4. Plasma nanostructured photoelectrodes (contact: Anja Bieberle)

In this project we study the feasibility of nanostructuring of thin metal and metal oxide films for possible application as photo-electrodes in solar fuel conversion. The formation of nanofuzz is a known phenomenon in fusion research due to plasma surface interaction caused by high ionic flux of the plasma. While the nanofuzz is not appreciated in fusion studies due to weakening of the walls, the large surface area of the materials is attractive for catalysis and electrochemistry.

      

MODELING & SIMULATIONS

 

5. Density Functional Theory simulations of the Oxygen Evolution Reaction (Post doc Xueqing Zhang)

Identifying the limiting of reaction steps in photo-electrochemical water splitting can help to maximize the performance and efficiency. In this project, we combine experiments and modeling & simulations. We simulate the oxygen evolution reaction (OER) and calculate the overpotentials and rate constants of each reaction step. Simulations are carried out on hematite surfaces with different orientations, surface terminations, and oxygen vacancy concentrations. The data will be used as input for the state-space modeling approach to simulate experimental photo-electrochemical data, such as impedance spectra.

 

 

 

6. 2D Materials for Water Splitting (PhD thesis Qiuhua Liang)

The reduction of the size is an efficient way to improve the photo-electrochemical performance of catalysts for the oxygen evolution reaction (OER). In recent years, two-dimensional (2D) layered materials and heterostructures have drawn great research efforts due to their high specific surface areas, abundant active sites and fast charge transfer rates.

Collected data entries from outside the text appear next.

# jpe17/TwoTowerMLRetrieval

Hardware: AMD Instinct MI355X
Metric: queries/sec top-k over 10M x 256-d docs (higher is better)
Workload: dtype f32 results (bit-identical to the fp32 FMA chain); f16-MFMA screen + fp32 rescoring; 1 GPU; exact cosine top-10 of B=1024 queries over 10000000 x 256 fp32 unit-norm passages resident in HBM (BASELINE configs[3]; configs[1] batch), row-sharded over 1 GPU(s), screened path (f16-MFMA filter + exact fp32 rescoring, bit-identical to the fp32 kernel); n_docs=10000000, dim=256, batch=1024, k=10, parallelism=rowshard1

## Files before the change

### include/tt.h

```cpp
#ifndef TT_H
#define TT_H

#include <stddef.h>
#include <stdint.h>

#ifdef __cplusplus
extern "C" {
#endif

typedef void *tt_stream_t;

#define TT_TOPK_INVALID_INDEX (1ll << 62)

enum tt_status {
    TT_OK = 0,
    TT_ERR_BAD_SHAPE = 1,
    TT_ERR_BAD_INDEX = 2,
    TT_ERR_ZERO_LENGTH = 3,
    TT_ERR_UNSUPPORTED = 4,
    TT_ERR_WORKSPACE = 5,
    TT_ERR_HIP = 6
};

const char *tt_version(void);
const char *tt_last_error(void);

int tt_event_create(void **ev);
int tt_event_destroy(void *ev);
int tt_event_elapsed_ms(void *start, void *stop, float *ms);


size_t tt_score_topk_redo_flags_offset(int B, int64_t N, int d, int k);
size_t tt_score_topk_pace_timeouts_offset(int B, int64_t N, int d, int k);
size_t tt_score_topk_workspace_bytes(int B, int64_t N, int d, int k);
int tt_score_topk_f32(const float *Q, int B, int d, const float *D, int64_t N, int k,
                      int64_t idx_offset, float *out_val, int64_t *out_idx, void *workspace,
                      size_t workspace_bytes, tt_stream_t stream);

size_t tt_score_topk_bf16_workspace_bytes(int B, int64_t N, int d, int k);
int tt_score_topk_bf16(const float *Q, int B, int d, const void *D_bf16, int64_t N, int k,
                       int64_t idx_offset, float *out_val, int64_t *out_idx, void *workspace,
                       size_t workspace_bytes, tt_stream_t stream);

#define TT_TOPK_LARGE_KMAX 1024
size_t tt_score_topk_large_workspace_bytes(int B, int64_t N, int d, int k, int bf16);
size_t tt_score_topk_large_tier_offset(int B, int64_t N, int d, int k, int bf16);
int tt_score_topk_large_f32(const float *Q, int B, int d, const float *D, int64_t N, int k,
                            int64_t idx_offset, float *out_val, int64_t *out_idx, void *workspace,
                            size_t workspace_bytes, tt_stream_t stream);
int tt_score_topk_large_bf16(const float *Q, int B, int d, const void *D_bf16, int64_t N, int k,
                             int64_t idx_offset, float *out_val, int64_t *out_idx, void *workspace,
                             size_t workspace_bytes, tt_stream_t stream);

size_t tt_score_topk_masked_workspace_bytes(int B, int64_t N, int d, int k, int bf16);
int tt_score_topk_masked_f32(const float *Q, int B, int d, const float *D, int64_t N, const uint32_t *keep, int k,
                             int64_t idx_offset, float *out_val, int64_t *out_idx, void *workspace,
                             size_t workspace_bytes, tt_stream_t stream);
int tt_score_topk_masked_bf16(const float *Q, int B, int d, const void *D_bf16, int64_t N, const uint32_t *keep, int k,
                              int64_t idx_offset, float *out_val, int64_t *out_idx, void *workspace,
                              size_t workspace_bytes, tt_stream_t stream);
int tt_keep_mask_pack(const uint8_t *keep_bool, int64_t N, uint32_t *keep, tt_stream_t stream);
int tt_keep_mask_clear_ids(uint32_t *keep, int64_t N, const int64_t *ids, int64_t n_ids, int64_t idx_offset,
                           tt_stream_t stream);

size_t tt_score_topk_tagged_workspace_bytes(int B, int64_t N, int d, int k, int bf16);
int tt_score_topk_tagged_f32(const float *Q, int B, int d, const float *D, int64_t N, const uint32_t *tags,
                             const uint32_t *match_mask, const uint32_t *match_value, const uint32_t *keep, int k,
                             int64_t idx_offset, float *out_val, int64_t *out_idx, void *workspace, size_t workspace_bytes,
                             tt_stream_t stream);
int tt_score_topk_tagged_bf16(const float *Q, int B, int d, const void *D_bf16, int64_t N, const uint32_t *tags,
                              const uint32_t *match_mask, const uint32_t *match_value, const uint32_t *keep, int k,
                              int64_t idx_offset, float *out_val, int64_t *out_idx, void *workspace, size_t workspace_bytes,
                              tt_stream_t stream);

size_t tt_score_topk_biased_workspace_bytes(int B, int64_t N, int d, int k, int bf16);
int tt_score_topk_biased_f32(const float *Q, int B, int d, const float *D, int64_t N, const float *bias, const uint32_t *keep,
                             int k, int64_t idx_offset, float *out_val, int64_t *out_idx, void *workspace,
                             size_t workspace_bytes, tt_stream_t stream);
int tt_score_topk_biased_bf16(const float *Q, int B, int d, const void *D_bf16, int64_t N, const float *bias,
                              const uint32_t *keep, int k, int64_t idx_offset, float *out_val, int64_t *out_idx, void *workspace,
                              size_t workspace_bytes, tt_stream_t stream);

size_t tt_score_topk_after_workspace_bytes(int B, int64_t N, int d, int k, int bf16);
int tt_score_topk_after_f32(const float *Q, int B, int d, const float *D, int64_t N, const float *after_val,
                            const int64_t *after_idx, const uint32_t *keep, int k, int64_t idx_offset, float *out_val,
                            int64_t *out_idx, void *workspace, size_t workspace_bytes, tt_stream_t stream);
int tt_score_topk_after_bf16(const float *Q, int B, int d, const void *D_bf16, int64_t N, const float *after_val,
                             const int64_t *after_idx, const uint32_t *keep, int k, int64_t idx_offset, float *out_val,
                             int64_t *out_idx, void *workspace, size_t workspace_bytes, tt_stream_t stream);
int tt_after_local_bound(int64_t after_idx, int64_t idx_offset, int N);

size_t tt_score_topk_screened_bf16_workspace_bytes(int B, int64_t N, int d, int k);
int tt_index_stats_bf16(const void *D_bf16, int64_t N, int d, float *stats, int reset_stats, tt_stream_t stream);
int tt_score_topk_screened_bf16(const float *Q, int B, int d, const void *D_bf16, int64_t N, int k, float dmax_norm,
                                int64_t idx_offset, float *out_val, int64_t *out_idx, int32_t *fallback_flag,
                                void *workspace, size_t workspace_bytes, void *const *prof_events, tt_stream_t stream);
int tt_score_topk_screened_seed_list_bf16(const float *Q, int B, int d, const void *D_bf16, int64_t N, int k, int k_seed,
                                          float dmax_norm, int32_t *fallback_flag, float *seed_list, void *workspace,
                                          size_t workspace_bytes, tt_stream_t stream);
int tt_score_topk_screened_seeded_bf16(const float *Q, int B, int d, const void *D_bf16, int64_t N, int k, float dmax_norm,
                                       int64_t idx_offset, float *out_val, int64_t *out_idx, int32_t *fallback_flag,
                                       const float *seed, void *workspace, size_t workspace_bytes,
                                       void *const *prof_events, tt_stream_t stream);

int tt_score_topk_partials_f32(const float *Q, int B, int d, const float *D, int64_t N, int k,
                               int64_t idx_offset, void *workspace, size_t workspace_bytes,
                               const float **part_val , const int64_t **part_idx ,
                               int *part_m , void *const *prof_events ,
                               tt_stream_t stream);

int tt_index_build_f16(const float *D, int64_t N, int d, void *D16, float *stats, tt_stream_t stream);
int tt_index_build_from_bf16(const void *D_bf16, int64_t N, int d, float *D32, void *D16, float *stats,
                             int reset_stats, tt_stream_t stream);
size_t tt_score_topk_screened_workspace_bytes(int B, int64_t N, int d, int k);
size_t tt_score_topk_screened_stats_offset(int B, int64_t N, int d, int k);
int tt_score_topk_screened_f32(const float *Q, int B, int d, const float *D32, const void *D16, int64_t N, int k,
                               float dmax_norm, int64_t idx_offset, float *out_val, int64_t *out_idx,
                               int32_t *fallback_flag, void *workspace, size_t workspace_bytes,
                               void *const *prof_events , tt_stream_t stream);
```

In this project, we mainly focus on the investigation of OER on 2D layered materials and heterostructures based on DFT calculation. The results can help to identify the overpotentials and rate constants of each reaction step, as well as pave the way for experimental research in the development of 2D materials for water splitting.

   

7. Simulating photo-electrochemical interface data by combining DFT and state-space modeling (PhD thesis Kiran George)

The practical efficiency of photo electrochemical water splitting is found to be lower than theoretically predicted values. One of the reason for this is sluggish oxygen evolution reaction (OER) kinetics at the photoanode electrolyte interface. We use modeling and simulations to identify the rate limiting step in OER. It is proposed that OER proceeds as a four step reaction with four intermediate species. Any of these four reactions could be a rate determining reaction. The goal is to identify the reaction rate of each of these multiple steps by utilizing experimental data. For that, we have developed a state space model of  the multi-step oxygen evolution reaction in Matlab/SIMULINK, with applied voltage as the input and current density as the output. From this model electrochemical data like the electrochemical impedance spectra and current density are simulated similar to experiments. The idea is to compare these simulated data from the model to experimental data and thereby identify the actual rates of each steps in the multi-step oxygen evolution reaction. The method uses density functional theory calculations (DFT) and Gerischer model of electron transfer for determining the intrinsic rate constants. The image shows impedance spectra at different voltages calculated using the developed model.